Putting the value of your legal department on the spot

A three-part plan to show the value of your legal department
Sterling Miller
Hilgers Graben PLLC

Many in-house lawyers focus exclusively on numbers and metrics when trying to show the value of their departments. But a metric-centric plan misses the fundamental, subjective notion of “value.” Trying to use a solely quantitative approach to solve a fundamentally qualitative equation is a mistake. Value is earned over time, and demonstrating it requires a multi-prong and multi-year plan — part marketing, part charm, and part numbers.

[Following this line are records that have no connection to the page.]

@@ -254,8 +258,19 @@
   e->cfg = *cfg;
   if (cfg->host_copies) e->xfer.state = -1;
   e->no_lean = cfg->no_lean != 0;
-  if (hipSetDevice(cfg->device) != hipSuccess ||
-      e->stream.create() != hipSuccess || e->stream2.create() != hipSuccess ||
+  if (const char *ro = getenv("DRB_ROUND_OVERLAP"))
+    if (!cfg->round_overlap && (ro[0] == '1' || ro[0] == '2') && !ro[1])
+      e->cfg.round_overlap = (uint32_t)(ro[0] - '0');
+  if (hipSetDevice(cfg->device) != hipSuccess) return DRB_EDEVICE;
+  int prio_least = 0, prio_greatest = 0;
+  if (hipDeviceGetStreamPriorityRange(&prio_least, &prio_greatest) !=
+      hipSuccess)
+    prio_least = prio_greatest = 0;
+  e->prio_streams = prio_greatest < prio_least;
+  if ((e->prio_streams ? e->stream.create(prio_greatest)
+                       : e->stream.create()) != hipSuccess ||
+      (e->prio_streams ? e->stream2.create(prio_least)
+                       : e->stream2.create()) != hipSuccess ||
       e->stream_h2d.create() != hipSuccess)
     return DRB_EDEVICE;
   e->ev_prop.resize(cfg->prop_slots);
@@ -996,12 +1011,26 @@
   }
 }
 
+static hipError_t mark_prop(drb_engine *e, uint32_t slot) {
+  return e->host_staging ? hipEventRecord(e->ev_prop[slot], e->stream)
+                         : hipSuccess;
+}
+
+static int host_staging_begin(drb_engine *e) {
+  std::lock_guard<std::mutex> lock(e->ingest_mu);
+  if (e->host_staging) return DRB_OK;
+  for (Event &ev : e->ev_prop) HIPCHK(hipEventRecord(ev, e->stream));
+  e->host_staging = true;
+  return DRB_OK;
+}
+
 extern "C" int drb_stage_proposals(drb_engine *e, uint32_t slot,
                                    const uint32_t *counts,
                                    const drb_entry *ents,
                                    const uint8_t *pool, size_t pool_len) {
   if (!e || slot >= e->cfg.prop_slots) return DRB_ERANGE;
   if (!counts || !ents || (pool_len && !pool)) return DRB_EINVAL;
+  if (int rc = host_staging_begin(e)) return rc;
   const View &v = e->v;
   const uint64_t G = v.G;
   for (uint64_t g = 0; g < G; ++g)
@@ -1097,6 +1126,7 @@
   if (!counts || (n_entries && (!keys || !cmd_lens)) || (pool_len && !pool))
     return DRB_EINVAL;
   if (n_entries && !client_ids && !e->sess_client.p) return DRB_EINVAL;
+  if (int rc = host_staging_begin(e)) return rc;
   const View &v = e->v;
   const uint64_t G = v.G, n = n_entries;
   uint64_t tsum = 0;
@@ -1345,11 +1375,12 @@
       val_len > 16383 ||
       12 + (val_len < 128 ? 1 : 2) + val_len > e->cfg.cmd_cap)
     return DRB_EINVAL;
+  std::lock_guard<std::mutex> lock(e->ingest_mu);
   const uint64_t per = active_ppm >= 1000000u ? 256 : GEN_ITERS * 256;
   k_gen_kv<<<(unsigned)((e->v.G + per - 1) / per), 256, 0, e->stream>>>(
       e->v, slot, k, key_space, val_len, seed, salt, active_ppm);
   HIPCHK(hipGetLastError());
-  HIPCHK(hipEventRecord(e->ev_prop[slot], e->stream));
+  HIPCHK(mark_prop(e, slot));
   return DRB_OK;
 }
 
@@ -1879,7 +1910,8 @@
   pf.nrows = nf;
   const StepPlan plan =
       plan_step(e->v, p0.encode_saves, p0.listed, nl, nf, gx,
-                !nblk && st == e->stream, e->no_lean);
+                !nblk && st == e->stream, e->no_lean, e->cfg.round_overlap,
+                e->prio_streams);
   const StepLaunchFn *launch = kStepLaunch.fn[e->v.R - 1];
   if (plan.split) {
     (void)hipEventRecord(e->ev_fork, st);
@@ -1979,6 +2011,19 @@
   if (!e) return DRB_EINVAL;
   if (leader_slots) *leader_slots = e->role_slots[0];
   if (follower_slots) *follower_slots = e->role_slots[1];
+  return DRB_OK;
+}
+
+extern "C" int drb_round_form(const drb_engine *e, uint32_t listed,
+                              uint32_t *form) {
+  if (!e || !form) return DRB_EINVAL;
+  uint32_t nl = 0, nf = 0;
+  (void)slot_list(e->role_slots[0], &nl);
+  (void)slot_list(e->role_slots[1], &nf);
+  *form = plan_step(e->v, false, listed != 0, nl, nf,
+                    (unsigned)((e->v.G + 255) / 256), true, e->no_lean,
+                    e->cfg.round_overlap, e->prio_streams)
+              .split;
   return DRB_OK;
 }
 
@@ -2051,8 +2096,7 @@
     int rc = launch_tan(e, (uint32_t)p.round);
     if (rc) return rc;
   }
-  if (p.prop_slot != DRB_NONE)
-    HIPCHK(hipEventRecord(e->ev_prop[p.prop_slot], e->stream));
+  if (p.prop_slot != DRB_NONE) HIPCHK(mark_prop(e, p.prop_slot));
   round_done(e, p);
   return DRB_OK;
 }
@@ -2095,8 +2139,7 @@
     return e->failed;
   }
   for (uint32_t t = 0; t < k; ++t) {
-    if (ps[t].prop_slot != DRB_NONE)
-      HIPCHK(hipEventRecord(e->ev_prop[ps[t].prop_slot], e->stream));
+    if (ps[t].prop_slot != DRB_NONE) HIPCHK(mark_prop(e, ps[t].prop_slot));
     round_done(e, ps[t]);
   }
   return DRB_OK;
diff --git a/dragonboat_amd/csrc/drb_kinds.hpp b/dragonboat_amd/csrc/drb_kinds.hpp
--- a/dragonboat_amd/csrc/drb_kinds.hpp
+++ b/dragonboat_amd/csrc/drb_kinds.hpp
@@ -55,16 +55,26 @@
 
 constexpr uint64_t kSplitMaxBlocks = 2048;
 
+enum SplitForm : int {
+  SPLIT_NONE = 0,
+  SPLIT_SIDE = 1,
+  SPLIT_TAIL = 2,
+};
+
+constexpr bool kTailFillDefault = false;
+
 struct StepPlan {
   int lead, follow;
-  bool split;
+  SplitForm split;
   bool lean;
   bool slow;
 };
 
 inline StepPlan plan_step(const View &v, bool encode_saves, bool listed,
                           uint32_t nl, uint32_t nf, unsigned gx,
-                          bool whole_round_on_engine_stream, bool no_lean) {
+                          bool whole_round_on_engine_stream, bool no_lean,
+                          uint32_t round_overlap = 0,
+                          bool prio_streams = false) {
   const bool ext = v.C16 > 4 || v.kv_ool || encode_saves || v.quiesce ||
                    v.kv_ovf_cap || v.snappy || v.sessions;
   const bool fwd = v.fwd_props || v.nv_mask || v.wt_mask;
@@ -76,8 +86,16 @@
   p.follow = fwd ? SK_FOLLOW_FWD
              : ext ? (local ? SK_FOLLOW_EXT_LOCAL : SK_FOLLOW_EXT)
                    : (local ? SK_FOLLOW_LOCAL : SK_FOLLOW);
-  p.split = nl && nf && whole_round_on_engine_stream && !v.elections &&
-            (uint64_t)gx * (nl + nf) <= kSplitMaxBlocks;
+  const bool both = nl && nf && whole_round_on_engine_stream && !v.elections;
+  const bool small = (uint64_t)gx * (nl + nf) <= kSplitMaxBlocks;
+  const bool tail_round = both && !listed && local;
+  p.split = round_overlap == 1               ? SPLIT_NONE
+            : round_overlap == 2 && tail_round ? SPLIT_TAIL
+            : both && small                  ? SPLIT_SIDE
+            : kTailFillDefault && round_overlap == 0 && prio_streams &&
+                    tail_round
+                ? SPLIT_TAIL
+                : SPLIT_NONE;
   p.lean = listed && ext && !fwd && whole_round_on_engine_stream &&
            !v.elections && local && !v.save_tan && !v.save_batched &&
            !no_lean;
diff --git a/dragonboat_amd/csrc/drb_res.hpp b/dragonboat_amd/csrc/drb_res.hpp
--- a/dragonboat_amd/csrc/drb_res.hpp
+++ b/dragonboat_amd/csrc/drb_res.hpp
@@ -110,6 +110,12 @@
     if (r != hipSuccess) h = nullptr;
     return r;
   }
+  hipError_t create(int priority) {
+    const hipError_t r =
+        hipStreamCreateWithPriority(out(), hipStreamNonBlocking, priority);
+    if (r != hipSuccess) h = nullptr;
+    return r;
+  }
 };
 struct EventDestroy {
   static bool null(hipEvent_t e) { return !e; }
diff --git a/dragonboat_amd/engine.py b/dragonboat_amd/engine.py
--- a/dragonboat_amd/engine.py
+++ b/dragonboat_amd/engine.py
@@ -42,6 +42,7 @@
                                           C.POINTER(abi.SaveRecord), SZ,
                                           C.POINTER(SZ)]),
     "drb_role_slots": (C.c_int, [P, PU32, PU32]),
+    "drb_round_form": (C.c_int, [P, U32, PU32]),
     "drb_stage_proposals": (C.c_int, [P, U32, PU32, C.POINTER(Entry), PU8,
                                       SZ]),
     "drb_stage_proposals_packed": (C.c_int, [P, U32, U32, PU8, U64, PU64,
@@ -229,8 +230,8 @@
                 tan_multiplexed=0, pre_vote=0, max_reads_per_ctx=0,
                 kv_overflow_buckets=0, forward_proposals=0,
                 nonvoting_slots=0, witness_slots=0, host_copies=0,
-                no_lean=0, entry_compression=0, session_slots=0,
-                session_history=0)
+                no_lean=0, round_overlap=0, entry_compression=0,
+                session_slots=0, session_history=0)
 
 
 class Engine:
@@ -254,7 +255,8 @@
                    cfg["max_reads_per_ctx"], cfg["kv_overflow_buckets"],
                    cfg["forward_proposals"], cfg["nonvoting_slots"],
                    cfg["witness_slots"], cfg["host_copies"],
-                   cfg["no_lean"], cfg["entry_compression"],
+                   cfg["no_lean"], cfg["round_overlap"],
+                   cfg["entry_compression"],
                    cfg["session_slots"], cfg["session_history"])
         h = P()
         _ck(lib().drb_engine_create(C.byref(c), C.byref(h)),
@@ -321,6 +323,12 @@
         _ck(lib().drb_role_slots(self.h, C.byref(a), C.byref(b)),
             "drb_role_slots")
         return a.value, b.value
+
+    def round_form(self, listed=False):
+        f = U32()
+        _ck(lib().drb_round_form(self.h, int(bool(listed)), C.byref(f)),
+            "drb_round_form")
+        return f.value
 
     def host_slot(self, slot, hosted):
         _ck(lib().drb_host_slot(self.h, slot, int(bool(hosted))),
diff --git a/include/drb_engine.h b/include/drb_engine.h
--- a/include/drb_engine.h
+++ b/include/drb_engine.h
@@ -232,6 +232,7 @@
   uint32_t witness_slots;
   uint32_t host_copies;
   uint32_t no_lean;
+  uint32_t round_overlap;
   uint32_t entry_compression;
   uint32_t session_slots;
   uint32_t session_history;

Our three-part plan can help you show the true value of your law department.

Part 1: Show them

As the perception of value is largely subjective, a top priority should be ‘marketing’ the legal department to the rest of the business. A long-term goal to build your brand as a team of helpful, hard-working value creators and value protectors will take some effort.

Focusing on “soft skills” — like listening, empathy, and a desire to be helpful — can go a long way in helping how the business perceives the legal department. Everyone matters but focus on who matters most — CEO, CFO, etc. — and ensure they are happy with the department by offering a “service-first” attitude.

Take advantage of the fact that most people within the business have very little idea, technically speaking, of how good a lawyer anyone in the legal department actually is. Creating a positive impression requires a lot of “getting things done” results and client service, but also some deft salesmanship on your part.

The legal department's value also relies on its attorneys' understanding of the business operations, including familiarity with the company's products and services; its business model; and its top customers, competitors, and vendors. That involves reading the company’s strategy and business plans and staying current on the marketplace. Your knowledge of the business will reveal itself at crucial times and help show the business they have a legal team that does more than just push paper around. Few things are more valuable to an organization than having a legal team engaged and invested in the business's success because it understands the issues, threats, and opportunities it faces.

A legal department that demonstrates value is one that makes things happen — consistently and with urgency. Good lawyers are hired to exhaust all their creativity to find ways to get things done. Everyone on the team needs to buy into this goal.

Part 2: Tell them

If you wait for the business to spontaneously recognize the value generated by the modern law department, you may be waiting a while. Sometimes, you just have to tell them what value the team delivers. For example, prepare a report detailing some of the significant legal team achievements and share it regularly with senior leaders.

If something really good happens, ensure that the right business people know about it immediately. Use leadership staff meetings to report on big contracts, litigation, acquisitions, problems avoided, compliance matters resolved, regulatory issues solved, etc. Leverage crises to your benefit by proactively taking up the cause to demonstrate immediate value. Eventually, the perception of the department will grow more positive as the business learns what the law department is doing.

Part 3: Prove it

Use numbers to demonstrate value. The language of business is numbers, so smart in-house lawyers must speak that language fluently.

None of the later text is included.